# Opening weekend Snow Geese



## JaSchwa2 (Mar 16, 2008)




----------



## WingDinger (Dec 9, 2007)

Nice job!! Love the pics. :beer:


----------



## nebgoosehunter (Aug 18, 2005)

Here's some more from that same trip. It was a great time, with it being the first time decoying snows for all three of us. Joined up with some guys from Indiana to hunt a couple days and we did good.


----------



## dfisher (Oct 12, 2007)

Those are awesome pictures. Thanks for sharing. :beer:

Dan


----------



## hunter121390 (Nov 7, 2006)

sweet pics. :beer:


----------



## PJ (Oct 1, 2002)

Nice!


----------



## SDwaterfowler (Mar 2, 2006)

Good job.

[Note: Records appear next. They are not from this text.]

class Act(object):
    __slots__ = ('t', 'B', 'T', 'C', 'ld', 'off', 'cols')

    def __init__(self, t, B, T, C, ld, off=0, cols=None):
# ... 198 lines not shown
            ev = dict(common, taps=ne, sj=2 * self.sj)
            od = dict(common, taps=no, sj=2 * self.sj, W=L.ptr(self.w, self.sj))
            L.call('zs_pack_weight', 'ZsPackWeight', c.stream, transpose=1, inner_pad=self.cout_pad, dst=L.ptr(self.wd),
                   ldw=self.ldw_d, n_rows=self.n_pad_d, n_cols=ne * self.cout_pad, **ev)
            L.call('zs_pack_weight', 'ZsPackWeight', c.stream, transpose=1, inner_pad=self.cout_pad, dst=L.ptr(self.wd),
                   ldw=self.ldw_d, n_rows=self.n_pad_d, n_cols=no * self.cout_pad, col_offset=ne * self.cout_pad, **od)
        else:
            L.call('zs_pack_weight', 'ZsPackWeight', c.stream, transpose=1, inner_pad=self.cout_pad, dst=L.ptr(self.wd),
                   ldw=self.ldw_d, n_rows=self.n_pad_d, n_cols=self.ldw_d, **common)
        if self.bias_p is not None:
            h = self.Cout // 2
            L.vec_copy(self.bias_p[:h], self.b, c.stream, src_stride=2)
            L.vec_copy(self.bias_p[h:], self.b[1:], c.stream, src_stride=2)

    def bias_ptr(self):
        if self.b is None:
            return None
        return L.ptr(self.bias_p if self.bias_p is not None else self.b)

    def t_out(self, T_in):
        return (T_in + self.pad_l + self.pad_r - self.k) // self.stride + 1

    def fwd(self, A, out=None, act=L.ZS_ACT_NONE, slope=0.0, out_f32=False, out_cols=None, store_mode=L.ZS_STORE_ROWS,
            out2=None, vec2=None, idx=None, store_mode2=L.ZS_STORE_ROWS, out2_cols=None, pre_vec=None, bias=True, lengths=None):
        c = self.ctx
        T_out = self.t_out(A.T)
        kw = dict(dtype=c.dt, A=A.ptr(), lda=A.ld, a_batch_stride=A.T * A.ld, B=A.B, T_in=A.T, T_out=T_out, taps=self.k,
                  stride=self.stride, pad_left=self.pad_l, pad_mode=self.pad_mode, gather=0, cin_pad=self.cin_pad,
                  W=L.ptr(self.wf), ldw=self.ldw, N=self.Cout, n_pad=self.n_pad, bias=(self.bias_ptr() if bias else None), act=act,
                  slope=slope, groups=1)
        if pre_vec is not None:
            kw.update(pre_vec=L.ptr(pre_vec), pre_vec_ld=pre_vec.shape[1], vec_idx=L.ptr(idx))
        if lengths is not None and self.k > 1:
            kw.update(lengths=L.ptr(lengths), pad_right=self.pad_r)
        if out is not None:
            kw.update(out=out.ptr(), ldc=out.ld, out_f32=int(out_f32), store_mode=store_mode,
                      out_cols=out_cols if out_cols is not None else (min(out.cols, rup(self.Cout, 32)) if store_mode == L.ZS_STORE_ROWS else self.Cout // 2))
        if out2 is not None:
            kw.update(out2=out2.ptr(), ldc2=out2.ld, store_mode2=store_mode2,
                      out2_cols=out2_cols if out2_cols is not None else (min(out2.cols, rup(self.Cout, 32)) if store_mode2 == L.ZS_STORE_ROWS else self.Cout // 2))
            if vec2 is not None:
                kw.update(vec2=L.ptr(vec2), vec2_ld=vec2.shape[1], vec_idx=L.ptr(idx))
        L.call('zs_gemm_conv', 'ZsGemmConv', c.stream, **kw)
        return T_out

    def dgrad(self, dY, T_x, out, dact_src=None, slope=0.0, add_src=None, out_f32=False, add_f32=False, colsum=None, out_cols=None,
              n_cols=None, n_off=0, colsum_post=False):
        c = self.ctx
        Tp = T_x + self.pad_l + self.pad_r
        if self.parity:
            if dact_src is not None or add_src is not None or colsum is not None or n_cols is not None or n_off:
                raise ValueError('stride-2 dgrad: dact_src, add_src, colsum, n_cols and n_off are not supported')
            return self._dgrad_parity(dY, Tp, out, out_f32, out_cols)
        N, n_pad = self.Cin, self.n_pad_d
        if n_cols is not None and (n_cols < self.Cin or n_off):
            N = n_cols
            n_pad = rup(n_cols, 256) if n_off + rup(n_cols, 256) <= self.n_pad_d else rup(n_cols, 128)
            if n_off + n_pad > self.n_pad_d:
                raise ValueError('dgrad: channel block [%d, %d) does not fit the packed weight (%d rows)' % (n_off, n_off + n_cols, self.n_pad_d))
        kw = dict(dtype=c.dt, A=dY.ptr(), lda=dY.ld, a_batch_stride=dY.T * dY.ld, B=dY.B, T_in=dY.T, T_out=Tp, taps=self.k,
                  stride=self.stride, pad_left=0, pad_mode=L.ZS_PAD_ZERO, gather=1, cin_pad=self.cout_pad,
                  W=L.ptr(self.wd, n_off * self.ldw_d), ldw=self.ldw_d, N=N, n_pad=n_pad, act=L.ZS_ACT_NONE, slope=slope,
                  out=out.ptr(), ldc=out.ld, out_cols=(out_cols if out_cols is not None else min(out.cols, rup(N, 32))),
                  store_mode=L.ZS_STORE_ROWS, groups=1, out_f32=int(out_f32))
        if dact_src is not None:
            kw.update(dact_src=dact_src.ptr(), dact_ld=dact_src.ld)
        if add_src is not None:
            kw.update(add_src=add_src.ptr(), add_ld=add_src.ld, add_f32=int(add_f32))
        if colsum is not None:
            kw.update(colsum=colsum[0], colsum_ld=colsum[1], colsum_col0=colsum[2], colsum_post=int(colsum_post))
        L.call('zs_gemm_conv', 'ZsGemmConv', c.stream, **kw)
        return Tp

    def _dgrad_parity(self, dY, Tp, out, out_f32, out_cols):
        c = self.ctx
        Te = Tp + (Tp & 1)
        if out.T != Te:
            raise ValueError('stride-2 dgrad: the output needs %d rows per sample (padded domain %d rounded up to even), got %d' % (Te, Tp, out.T))
        ne = (self.k + 1) // 2
        for par, taps in ((0, ne), (1, self.k // 2)):
            kw = dict(dtype=c.dt, A=dY.ptr(), lda=dY.ld, a_batch_stride=dY.T * dY.ld, B=dY.B, T_in=dY.T, T_out=Te // 2, taps=taps,
                      stride=1, pad_left=0, pad_mode=L.ZS_PAD_ZERO, gather=1, cin_pad=self.cout_pad,
                      W=L.ptr(self.wd, par * ne * self.cout_pad), ldw=self.ldw_d, N=self.Cin, n_pad=self.n_pad_d, act=L.ZS_ACT_NONE,
                      out=out.ptr(par * out.ld), ldc=2 * out.ld, out_cols=(out_cols if out_cols is not None else min(out.cols, rup(self.Cin, 32))),
                      store_mode=L.ZS_STORE_ROWS, groups=1, out_f32=int(out_f32))
            L.call('zs_gemm_conv', 'ZsGemmConv', c.stream, **kw)
        return Tp

    def wgrad(self, dY, X, accumulate=False, bias=True):
        c = self.ctx
        es = c.es
        y_cols = min(dY.cols, rup(self.Cout, 16 // es))
        x_cols = min(X.cols, rup(self.Cin, 16 // es))
        kw = dict(dtype=c.dt, dY=dY.ptr(), ldy=dY.ld, y_cols=y_cols, X=X.ptr(), ldx=X.ld, x_batch_stride=X.T * X.ld,
                  x_cols=x_cols, B=X.B, T_in=X.T, T_out=dY.T, taps=self.k, stride=self.stride, pad_left=self.pad_l,
                  pad_mode=self.pad_mode, Cout=self.Cout, Cin=self.Cin, dW=L.ptr(self.gw), so=self.so, si=self.si, sj=self.sj,
                  db=(L.ptr(self.gb) if bias else None), co_split2=int(self.split2), accumulate=int(accumulate), splits=0)
        wgrad_call(c, kw, self.sid)
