# elfi-dev/elfi

Hardware: AMD Instinct MI355X
Metric: ABC distances/sec (higher is better)
Workload: dtype f64; 1 GPU; configs[1]: synthetic Gaussian summaries, 1000000 samples x 32 summaries per GPU per step, elfi.Distance('euclidean'), inputs resident in HBM; samples_per_gpu=1000000, summaries=32, layout=row-major (n,m) f64, batches_in_rotation=3, exchange=none (N = 1), exchange_every=8, world_size_seen=1

## Files before the change

### elfi_amd/csrc/adaptive.hip

```cpp
#include "common.hpp"
#include "tile_stream.hpp"
#include "internal.hpp"
#include "dist_launch.hpp"

#include <algorithm>

#pragma clang fp contract(off)

namespace elfihip {

constexpr int ADA_T = 256;
constexpr int ADA_U = 8;
constexpr int ADA_RMAX = 128;
constexpr int ADA_OCC = 4;

struct AdaptArgs {
  RowArgs A;
  const double* acc;
  unsigned long long* acc_count;
  double* partial;
};

struct ColStat {
  double n, mean, M2;
};

__device__ __forceinline__ void chan_merge(ColStat& a, double nb, double mb, double qb) {
  if (nb == 0.0) return;
  if (a.n == 0.0) {
    a.n = nb;
    a.mean = mb;
    a.M2 = qb;
    return;
  }
  const double tot = a.n + nb;
  const double delta = mb - a.mean;
  const double f = nb / tot;
  a.M2 = a.M2 + qb + delta * delta * (a.n * f);
  a.mean = a.mean + delta * f;
  a.n = tot;
}

typedef const double __attribute__((address_space(4))) * cdptr;
__device__ __forceinline__ cdptr as_constant(const double* p) { return (cdptr) reinterpret_cast<uintptr_t>(p); }

template <int B, bool PRE>
__device__ __forceinline__ double row_distance(const double* row, cdptr ys, cdptr w, int m) {
  double s = 0.0;
  double wn[B], yn[PRE ? 1 : B];
#pragma unroll
  for (int i = 0; i < B; ++i) {
    wn[i] = w[i];
    if constexpr (!PRE) yn[i] = ys[i];
  }
  double xn[4];
#pragma unroll
  for (int i = 0; i < 4; ++i) xn[i] = row[i];
  int j0 = 0;
  for (; j0 + B <= m; j0 += B) {
    double wc[B], yc[PRE ? 1 : B];
#pragma unroll
    for (int i = 0; i < B; ++i) {
      wc[i] = wn[i];
      if constexpr (!PRE) yc[i] = yn[i];
    }
    const int jn = j0 + 2 * B <= m ? j0 + B : j0;
#pragma unroll
    for (int i = 0; i < B; ++i) {
      wn[i] = w[jn + i];
      if constexpr (!PRE) yn[i] = ys[jn + i];
    }
#pragma unroll
    for (int i0 = 0; i0 < B; i0 += 4) {
      double x[4];
#pragma unroll
      for (int i = 0; i < 4; ++i) x[i] = xn[i];
#pragma unroll
      for (int i = 0; i < 4; ++i) xn[i] = row[j0 + i0 + 4 + i];
#pragma unroll
      for (int i = 0; i < 4; ++i) {
        double d = x[i];
        if constexpr (!PRE) d = d - yc[i0 + i];
        const double d2 = d * d;
        s = s + wc[i0 + i] * d2;
      }
    }
  }
  for (int j = j0; j < m; ++j) {
    double d = row[j];
    if constexpr (!PRE) d = d - ys[j];
    const double d2 = d * d;
    s = s + w[j] * d2;
  }
  return sqrt(s);
}
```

Nice to finally see some juvies starting to show up in pics!


----------



## JaSchwa2 (Mar 16, 2008)

just about all the birds we decoyed were juvies


----------



## JaSchwa2 (Mar 16, 2008)




----------



## DU870 (Mar 24, 2008)

Nice pics!!


----------



## Large munsterlander1 (Feb 11, 2008)

Awesome pics fellas! :beer:


----------



## nebgoosehunter (Aug 18, 2005)

Yeah that was a great hunt. We were in western nebraska along the north platte river this past monday. We hunted along a slough in a pasture that was holding quite a few birds earlier in the season. Still saw quite a few birds which was surprising, all the local roost birds ignored us when they went out and fed, but all the migrating flocks coming up river came right in because there was a 45 mph wind which was forcing them right along the deck. Here's a few more pics of mine.


----------



## BeekBuster (Jul 22, 2007)

Congrats on the band! Nothing like seeing it on the bird for the first time!


----------



## JaSchwa2 (Mar 16, 2008)

Nice pictures Tyler, hopefully we will go out this weekend and get a few more!! It was really nice that they all decoyed though...It was alot better over here than in the Water Basin.(DECOY WISE)


----------



## nebgoosehunter (Aug 18, 2005)

Yeah it was tough in the basins, but I think they decoy a lot better out west just because of the lack of pressure compared to out east. The only huge pressure they receive I think is in NE Colorado.


----------



## USSapper (Sep 26, 2005)

wow, i LOVE the dog and the blue pic


----------